Theory Validation
Highlights
Validating the theory behind any optimization tool is essential to ensure its applicability in real-world mining operations. This page clarifies how MiningMath’s mathematical foundations are verified and what that means for planning reliability.
- Demonstrates how MiningMath’s optimization engine adheres to academic formulations, ensuring consistency with known theoretical frameworks.
- Offers transparency through replicable models and scripts, allowing professionals to test scenarios against expected behaviors.
- Supports trust in the results by aligning implementation logic with proven mathematical standards, reducing risk in practical decision-making.
MiningMath’s results are only possible due to its proprietary Math Programming Solver ©. It consists of a Mixed Integer Linear Programming (MILP) formulation and linearization methods that tackle the challenging non-linear aspects of the mining optimization.
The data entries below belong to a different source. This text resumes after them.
#define SF_DEFER_ROWS_256 3
template <int NQ>
struct SfTrail {
  int F[NQ];
  int f3n;
  int row;
};
template <int NQ>
__device__ __forceinline__ void sf_trail_load(const int16_t *cgp, const int W, const int lane, const int i, int (&c)[NQ]) {
#pragma unroll
  for (int q = 0; q < NQ; q++) {
    const int j = lane + 1 + 64 * q;
    c[q] = (i >= 1 && j <= W && i + SFD_TURN + 1 <= j) ? (int)cgp[SF_CGIDX(i, j)] : SF_INF16;
  }
}
template <int NQ>
__device__ __forceinline__ void sf_trail_row(SfTrail<NQ> &T, const int lane, const int i, const int (&c)[NQ]) {
  if (i < 1) return;
  int m = c[0] + T.F[0];
#pragma unroll
  for (int q = 1; q < NQ; q++) m = sfd_min(m, c[q] + T.F[q]);
  T.f3n = sfd_min(T.f3n, sf_wave_min(m));
  if (i >= 2) {
    const int l = (i - 2) & 63, h = (i - 2) >> 6;
#pragma unroll
    for (int q = 0; q < NQ; q++) T.F[q] = (lane == l && h == q) ? T.f3n : T.F[q];
  }
}
template <int NQ, int NR>
__device__ __forceinline__ void sf_trail_rows(SfTrail<NQ> &T, const int lane, const int nrows, const int (&c)[NR][NQ]) {
#pragma unroll
  for (int k = 0; k < NR; k++)
    if (k < nrows) sf_trail_row<NQ>(T, lane, T.row - k, c[k]);
  T.row -= nrows;
}
template <int NQ>
__device__ __forceinline__ void sf_trail_result(const SfTrail<NQ> &T, const int lane, const int seq, const int over,
                                                int32_t *__restrict__ out, int *__restrict__ ovf_cnt,
                                                int *__restrict__ ovf_list) {
  if (lane == 0) {
    out[seq] = T.f3n;
    if (over || T.f3n < SF_FAST_OVF) {
      const int k = atomicAdd(ovf_cnt, 1);
      ovf_list[k] = seq;
    }
  }
}


enum SfStep {
  SF_STEP_SIZED,
  SF_STEP_GUARDED,
  SF_STEP_UNSPLIT,
  SF_STEP_SPLIT,
  SF_STEP_SPLIT16,
  SF_STEP_SPLIT8,
  SF_STEP_NARROW,
};
template <SfStep K>
using SfStepTag = std::integral_constant<SfStep, K>;

__device__ __forceinline__ int16_t sf_poison16(const int poison, const int x) {
  const int k = poison == 5 ? 1 + (int)(((uint32_t)x * 2654435761u) >> 30) : poison;
  return (int16_t)(k == 1 ? -32768 : (k == 2 ? -28000 : (k == 3 ? 0 : 32767)));
}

In addition, it has its own Branch & Cut algorithm, which provides more efficiency than standard MILP optimizers since it’s fine tuned to this specific optimization problem.
Another major advantage of MiningMath comes from the mathematical formulations based on surfaces (Goodwin et al., 2006; Marinho, 2013), instead of usual block precedences. Block precedence methods might lead to higher errors (Beretta and Marinho, 2014), providing slopes steeper (i.e. riskier, more optimistic) than requested. The use of surfaces eliminates these geotechnical errors and allows for block-by-block geotechnical zones, if needed.
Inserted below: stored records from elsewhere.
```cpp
#include <stddef.h>
#include <stdint.h>

#ifdef __cplusplus
extern "C" {
#endif

#define ELM_OK 0
#define ELM_ERR_INVALID -1
#define ELM_ERR_DEVICE -2
#define ELM_ERR_NO_DEVICE -3
#define ELM_ERR_COMM -4
#define ELM_ERR_UNSUPPORTED -5
#define ELM_ERR_IO -6
#define ELM_ERR_ALLOC -7

#define ELM_MAX_ITER_TRACE 64

typedef struct elm_ctx elm_ctx;
typedef struct elm_map elm_map;
typedef struct elm_scan elm_scan;

// ... 79 lines not shown
int elm_ctx_create(int device_id, elm_ctx** out);
void elm_ctx_destroy(elm_ctx* ctx);
const char* elm_last_error(const elm_ctx* ctx);
const char* elm_strerror(int status);
int elm_ctx_synchronize(elm_ctx* ctx);
void* elm_ctx_stream(elm_ctx* ctx);

typedef struct elm_profile {
    uint64_t accumulate_launches;
    uint64_t solve_steps;
    double accumulate_ms;
    double solve_ms;
} elm_profile;
int elm_ctx_set_profiling(elm_ctx* ctx, int enable);
int elm_ctx_set_work_counters(elm_ctx* ctx, int enable);
int elm_ctx_get_profile(elm_ctx* ctx, elm_profile* out, int reset);

int elm_map_build(elm_ctx* ctx, const float* xyz, size_t n, double voxel_size, int max_points_per_voxel,
                  elm_map** out);
void elm_map_destroy(elm_map* map);
int elm_map_cal_voxel_cov_all(elm_map* map);
int elm_map_cal_point_cov_all(elm_map* map, double d_search_dist);
int elm_map_build_neighbourhoods(elm_map* map);
int elm_map_get_info(const elm_map* map, elm_map_info* info);
int elm_map_empty(const elm_map* map);
int elm_map_download_points(const elm_map* map, double* xyz, double* cov9, double* mean3, size_t cap);
int elm_map_download_voxels(const elm_map* map, int32_t* key3, int32_t* npts, double* cov9, double* mean3,
                            size_t cap);
int elm_map_get_correspondences(elm_ctx* ctx, const elm_map* map, int what, const double* xyz, size_t n, double max_dist,
                                uint32_t* src_index, int32_t* tgt_index, size_t cap, size_t* n_pairs);
// ... 219 lines not shown
```

Measured before the change: 98320.

## Reuse certified nearest-neighbour results across ICP iterations via per-point safety radius

Stores, for each scan point, its nearest-neighbour index and a certified safety margin derived from the gap between the best and second-best distances and the voxel face distance. On later iterations a point keeps its old correspondence without re-searching when the pose update (rotation times point norm plus translation) stays below the remaining margin. Points that still need a search are compacted within the block so the grid search runs on fewer lanes. The path is gated behind a check_mode("reuse") / "reuse_verify" flag and adds shared-memory shuffles, syncthreads and a per-point certificate buffer.

```diff
diff --git a/elimaloc_amd/_lib.py b/elimaloc_amd/_lib.py
--- a/elimaloc_amd/_lib.py
+++ b/elimaloc_amd/_lib.py
@@ -147,7 +147,7 @@
 
 EXPORTS = [
     "elm_reg_config_default", "elm_ctx_create", "elm_ctx_create_multi", "elm_ctx_group_info", "elm_register_shard", "elm_ctx_destroy", "elm_last_error", "elm_strerror",
-    "elm_ctx_synchronize", "elm_ctx_stream", "elm_ctx_set_profiling", "elm_ctx_set_work_counters", "elm_ctx_get_profile", "elm_map_build", "elm_map_destroy", "elm_map_cal_voxel_cov_all",
+    "elm_ctx_synchronize", "elm_ctx_stream", "elm_ctx_set_profiling", "elm_ctx_set_work_counters", "elm_ctx_reuse_counters", "elm_ctx_get_profile", "elm_map_build", "elm_map_destroy", "elm_map_cal_voxel_cov_all",
     "elm_map_cal_point_cov_all", "elm_map_build_neighbourhoods", "elm_map_get_info", "elm_map_empty", "elm_map_download_points",
     "elm_map_download_voxels", "elm_map_find_ground_height", "elm_map_get_correspondences", "elm_align_clouds_local", "elm_scan_upload", "elm_scan_destroy",
     "elm_scan_size", "elm_scan_download", "elm_register", "elm_format_register_log", "elm_register_batch", "elm_register_stream", "elm_register_stream_host", "elm_host_alloc", "elm_host_free", "elm_ctx_measure_h2d", "elm_register_batch_enqueue",
@@ -241,6 +241,7 @@
     L.elm_format_register_log.restype = C.c_size_t
     L.elm_ctx_set_profiling.argtypes = [vp, C.c_int]
     L.elm_ctx_set_work_counters.argtypes = [vp, C.c_int]
+    L.elm_ctx_reuse_counters.argtypes = [vp, C.c_void_p]
     L.elm_ctx_get_profile.argtypes = [vp, C.POINTER(Profile), C.c_int]
     L.elm_map_build.argtypes = [vp, fp, C.c_size_t, C.c_double, C.c_int, C.POINTER(vp)]
     L.elm_map_destroy.argtypes = [vp]
diff --git a/elimaloc_amd/csrc/elm_api.cpp b/elimaloc_amd/csrc/elm_api.cpp
--- a/elimaloc_amd/csrc/elm_api.cpp
+++ b/elimaloc_amd/csrc/elm_api.cpp
@@ -100,6 +100,7 @@
     size_t h_jobs_cap = 0;
     std::string last_error;
     DevBuf d_scans, d_state, d_partials, d_sums, d_T0, d_trace, d_stage_pts, d_active, d_queue, d_ds;
+    DevBuf d_cert, d_reuse_cnt;
     int stream_hint_count = 0, stream_hint_slots = 0, stream_hint_iters = 0;
     int* h_active = nullptr;
     int iter_hint = 0;
@@ -300,7 +301,8 @@
     if (ctx->d_hilbert) (void)hipFree(ctx->d_hilbert);
     if (ctx->h_jobs) (void)hipHostFree(ctx->h_jobs);
     DevBuf* bufs[] = {&ctx->d_scans, &ctx->d_state, &ctx->d_partials, &ctx->d_sums, &ctx->d_T0, &ctx->d_trace, &ctx->d_stage_pts, &ctx->d_active, &ctx->d_queue, &ctx->d_ds,
-                      &ctx->d_order_jobs, &ctx->d_order_tmp, &ctx->d_arena, &ctx->d_raw, &ctx->d_flagged, &ctx->d_asym, &ctx->d_q0, &ctx->d_q1, &ctx->d_q2, &ctx->d_q3, &ctx->d_q4, &ctx->d_q5};
+                      &ctx->d_order_jobs, &ctx->d_order_tmp, &ctx->d_arena, &ctx->d_raw, &ctx->d_flagged, &ctx->d_asym, &ctx->d_q0, &ctx->d_q1, &ctx->d_q2, &ctx->d_q3, &ctx->d_q4, &ctx->d_q5,
+                      &ctx->d_cert, &ctx->d_reuse_cnt};
     if (ctx->h_active) (void)hipHostFree(ctx->h_active);
     for (DevBuf* b : bufs)
         if (b->p) (void)hipFree(b->p);
@@ -319,6 +321,14 @@
 
 extern "C" const char* elm_last_error(const elm_ctx* ctx) { return ctx ? ctx->last_error.c_str() : ""; }
 extern "C" void* elm_ctx_stream(elm_ctx* ctx) { return ctx ? (void*)ctx->stream : nullptr; }
+extern "C" int elm_ctx_reuse_counters(elm_ctx* ctx, unsigned long long* out) {
+    if (!ctx || !out) return ELM_ERR_INVALID;
+    HIPCHK(ctx, hipSetDevice(ctx->device));
+    HIPCHK(ctx, hipStreamSynchronize(ctx->stream));
+    memset(out, 0, kReuseCounters * sizeof(unsigned long long));
+    if (ctx->rp.reuse_cnt) HIPCHK(ctx, hipMemcpy(out, ctx->rp.reuse_cnt, kReuseCounters * sizeof(unsigned long long), hipMemcpyDeviceToHost));
+    return ELM_OK;
+}
 extern "C" int elm_ctx_set_work_counters(elm_ctx* ctx, int enable) {
     if (!ctx) return ELM_ERR_INVALID;
     if (ctx->in_flight) return ELM_ERR_INVALID;
@@ -1927,6 +1937,17 @@
         rp.asym_sums = (double*)ctx->d_sums.p + (size_t)n_scans * kSums;
     }
     rp.rank_check = ((ctx->comm || ctx->hook) && !rp.radar && !rp.stats) ? 1 : 0;
+    const bool reuse_verify = check_mode("reuse_verify");
+    if (pc.use_grid && !rp.radar && !rp.stats && (rp.method == ELM_P2P || rp.method == ELM_GICP) && (reuse_verify || check_mode("reuse"))) {
+        int rc;
+        if ((rc = dev_reserve(ctx, ctx->d_cert, (size_t)std::max<uint32_t>(blocks, 1) * kBlock * sizeof(uint2))) != ELM_OK) return rc;
+        rp.cert = (uint2*)ctx->d_cert.p;
+        if (reuse_verify) {
+            if ((rc = dev_reserve(ctx, ctx->d_reuse_cnt, kReuseCounters * sizeof(unsigned long long))) != ELM_OK) return rc;
+            HIPCHK(ctx, hipMemsetAsync(ctx->d_reuse_cnt.p, 0, kReuseCounters * sizeof(unsigned long long), ctx->stream));
+            rp.reuse_cnt = (unsigned long long*)ctx->d_reuse_cnt.p;
+        }
+    }
     ctx->rp = rp;
     return ELM_OK;
 }
diff --git a/elimaloc_amd/csrc/elm_internal.hpp b/elimaloc_amd/csrc/elm_internal.hpp
--- a/elimaloc_amd/csrc/elm_internal.hpp
+++ b/elimaloc_amd/csrc/elm_internal.hpp
@@ -122,6 +122,7 @@
     int32_t iters;
     int32_t reg;
     int32_t _pad;
+    double move_rot, move_t;
 };
 
 struct QueueItem {
@@ -169,8 +170,11 @@
     double radar_var[3];
     const double* query;
     int32_t* q_out;
+    uint2* cert;
+    unsigned long long* reuse_cnt;
 };
 constexpr int kAsymRecord = 16;
+constexpr int kReuseCounters = 64;
 constexpr int kRadarRecord = 64;
 
 constexpr int kTileShift = 3, kTile = 1 << kTileShift;
diff --git a/elimaloc_amd/csrc/elm_k_grid.hip b/elimaloc_amd/csrc/elm_k_grid.hip
--- a/elimaloc_amd/csrc/elm_k_grid.hip
+++ b/elimaloc_amd/csrc/elm_k_grid.hip
@@ -1,5 +1,6 @@
 #include <float.h>
 #include <algorithm>
+#include <type_traits>
 #include <hip/hip_runtime.h>
 
 #include "elm_internal.hpp"
@@ -59,8 +60,15 @@
         gy = ((S.T[1] * px + S.T[5] * py) + S.T[9] * pz) + S.T[13];
         gz = ((S.T[2] * px + S.T[6] * py) + S.T[10] * pz) + S.T[14];
     };
+    constexpr bool kReuse = STATS == 0;
+    uint2* __restrict__ cert = kReuse ? rp.cert : nullptr;
+    const bool warm = kReuse && cert != nullptr && S.iters > 0;
+    const bool verify = kReuse && rp.reuse_cnt != nullptr;
+    const size_t ci = (size_t)L * kBlock + threadIdx.x;
+    double gx = 0.0, gy = 0.0, gz = 0.0;
+    bool need = false, certd = false;
     if (valid) {
-        double px, py, pz, gx, gy, gz;
+        double px, py, pz;
         float4 pf = make_float4(0.f, 0.f, 0.f, 0.f);
         if (QUERY) {
             gx = rp.query[3 * (size_t)i]; gy = rp.query[3 * (size_t)i + 1]; gz = rp.query[3 * (size_t)i + 2];
@@ -70,134 +78,209 @@
             pf = make_float4(p3.x, p3.y, p3.z, 0.f);
             transform(pf, px, py, pz, gx, gy, gz);
         }
-        const GridAxis ax = grid_axis(gx, m), ay = grid_axis(gy, m), az = grid_axis(gz, m);
-        unsigned stat = 0;
-        if (kStats && !TILED) {
-            const int ux = ax.f - m.vx0, uy = ay.f - m.vy0, uz = az.f - m.vz0;
-            const bool in_box = (unsigned)ux < (unsigned)m.vnx && (unsigned)uy < (unsigned)m.vny && (unsigned)uz < (unsigned)m.vnz;
-            const unsigned sidx = in_box ? ((unsigned)ux * (unsigned)m.vny + (unsigned)uy) * (unsigned)m.vnz + (unsigned)uz : 0u;
-            stat = m.vox_stat[sidx];
-            stat = in_box ? stat : 0u;
-        }
-        float rho_u = 3e38f;
-        int bx0, bx1, by0, by1, bz0, bz1;
-        int ox, oy, oz;
-        float dxo, dyo, dzo;
-        grid_lean(ax, bx0, bx1, rho_u, ox, dxo);
-        grid_lean(ay, by0, by1, rho_u, oy, dyo);
-        grid_lean(az, bz0, bz1, rho_u, oz, dzo);
-        (void)oz; (void)dzo;
-        const int rx0 = bx0 - m.gx0, rx1 = bx1 - m.gx0, ry0 = by0 - m.gy0, ry1 = by1 - m.gy0, rz0 = bz0 - m.gz0, rz1 = bz1 - m.gz0;
-        const bool inside = rx0 >= 0 && rx1 < m.gnx && rx0 <= rx1 && ry0 >= 0 && ry1 < m.gny && ry0 <= ry1 && rz0 >= 0 && rz1 < m.gnz && rz0 <= rz1;
-        unsigned sb[4];
-        int cb[5];
-        cb[0] = 0;
-        const float ex_ = fmaxf(dxo * (float)h - 1e-6f, 0.f), ey_ = fmaxf(dyo * (float)h - 1e-6f, 0.f);
-        const float Bx = fminf(ex_ * ex_, 1e36f), By = fminf(ey_ * ey_, 1e36f);
-        const bool xfirst = Bx <= By, has_x = rx1 != rx0, has_y = ry1 != ry0;
-        unsigned s0[4], s1[4], s2[4];
-        bool ok[4];
-        ok[0] = inside;
-        ok[1] = inside && (xfirst ? has_x : has_y);
-        ok[2] = inside && (xfirst ? has_y : has_x);
-        ok[3] = inside && has_x && has_y;
-        if (!TILED) {
-            const int own_x = ox ? rx1 : rx0, own_y = oy ? ry1 : ry0;
-            const unsigned base = ((unsigned)own_x * (unsigned)m.gny + (unsigned)own_y) * (unsigned)m.gnz + (unsigned)rz0;
-            const unsigned xs = (unsigned)m.gny * (unsigned)m.gnz, ys = (unsigned)m.gnz;
-            const unsigned cx_n = ox ? base - xs : base + xs, cy_n = oy ? base - ys : base + ys, cd = ox ? cy_n - xs : cy_n + xs;
-            unsigned cellv[4];
-            cellv[0] = base; cellv[1] = xfirst ? cx_n : cy_n; cellv[2] = xfirst ? cy_n : cx_n; cellv[3] = cd;
-#pragma unroll
-            for (int k = 0; k < 4; ++k) {
-                const uint32_t* e = m.grid_start + (ok[k] ? cellv[k] : 0u);
-                s0[k] = e[0]; s1[k] = e[1]; s2[k] = e[2];
-            }
-        } else {
-            const int own_x = ox ? rx1 : rx0, oth_x = ox ? rx0 : rx1, own_y = oy ? ry1 : ry0, oth_y = oy ? ry0 : ry1;
-            int cxv[4], cyv[4];
-            cxv[0] = own_x; cyv[0] = own_y;
-            cxv[1] = xfirst ? oth_x : own_x; cyv[1] = xfirst ? own_y : oth_y;
-            cxv[2] = xfirst ? own_x : oth_x; cyv[2] = xfirst ? oth_y : own_y;
-            cxv[3] = oth_x; cyv[3] = oth_y;
-#pragma unroll
-            for (int k = 0; k < 4; ++k) {
-                int zc0, nzc;
-                const uint32_t* e = col_cells<1>(m, ok[k] ? cxv[k] : 0, ok[k] ? cyv[k] : 0, rz0, rz1, zc0, nzc);
-                s0[k] = e[0]; s1[k] = e[nzc]; s2[k] = s1[k];
-            }
-        }
-        float rr = (rho_u < 1e30f) ? (rho_u * (float)h - 1.1e-6f) * 0.999998f : 1e18f;
-        float rr2 = (rr > 0.f) ? rr * rr * 0.999999f : -1.f;
-        float ghx = (float)gx, ghy = (float)gy, ghz = (float)gz;
-        const float eg = (fabsf(ghx) + fabsf(ghy) + fabsf(ghz)) * 5.9604652e-08f;
-        float egrr = (2.0f * eg * fmaxf(rr, 0.f) + eg * eg) * 1.000001f;
-        float egblk = (7.0f * eg * (float)h + eg * eg) * 1.000001f;
-        float L1 = fminf(Bx, By), L2 = fmaxf(Bx, By), L3 = (Bx + By) * 0.999999f;
-        asm volatile("" : "+v"(rr2), "+v"(ghx), "+v"(ghy), "+v"(ghz), "+v"(egrr), "+v"(egblk), "+v"(L1), "+v"(L2), "+v"(L3));
         stash_w(gx, gy, gz, __hiloint2double(__float_as_int(pf.y), __float_as_int(pf.x)));
         if (METHOD == ELM_P2P) s_pz[threadIdx.x] = pf.z;
-        if (kStats) s_st[threadIdx.x] = stat;
-        {
-            int b0v[4], b1v[4];
-#pragma unroll
-            for (int k = 0; k < 4; ++k) {
-                b0v[k] = ok[k] ? (int)s0[k] : 0;
-                b1v[k] = ok[k] ? (int)((rz1 > rz0 || TILED) ? s2[k] : s1[k]) : 0;
-            }
-#pragma unroll
-            for (int k = 0; k < 4; ++k) {
-                sb[k] = (unsigned)(b0v[k] - cb[k]) * kBlkStep;
-                cb[k + 1] = cb[k] + (b1v[k] - b0v[k]);
-            }
-        }
-        {
-            int nblk = cb[4];
-            const f32x2 gxy = {ghx, ghy}, gzz = {ghz, 0.f};
-            unsigned m1 = 0x7F800000u, m2 = 0x7F800000u;
-            unsigned jb = 0;
-            for (int t0 = 0; t0 < nblk; t0 += kBlocksPerTrip) {
-                unsigned pb[kBlocksPerTrip];
-#pragma unroll
-                for (int w = 0; w < kBlocksPerTrip; ++w) {
-                    const int t = t0 + w;
-                    unsigned b_ = sb[3];
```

These surface-based formulations allow MiningMath to include geometric constraints, and, consequently, find solutions that are closer to real mining operations. The user can guide geometries by including mining and bottom widths, mining lengths, maximum vertical advance rates, and forcing/restricting mining areas. You can better understand how each constraint interacts with all others here. Such constraints give freedom to the user to work, or not, with predefined cut-offs and pushbacks which might limit the space of potential solutions. An in-depth view of MiningMath’s formulations and algorithm can also be seen here.
This approach (Figure 1) has been applied for years by clients, such as Vale, Rio Tinto, Codelco, Kinross, AMSA and MMG, with a growing number of licenses sold, press releases and academic research also proving the consistency of the implementation. With constant developments since 2013, MiningMath has reached a mature and robust state. It is the first and only singlestep mining optimization engine available in the market.
Figure 1: MiningMath’s approach. From block model to schedule in a single step solved by its proprietary Math Programming Solver ©.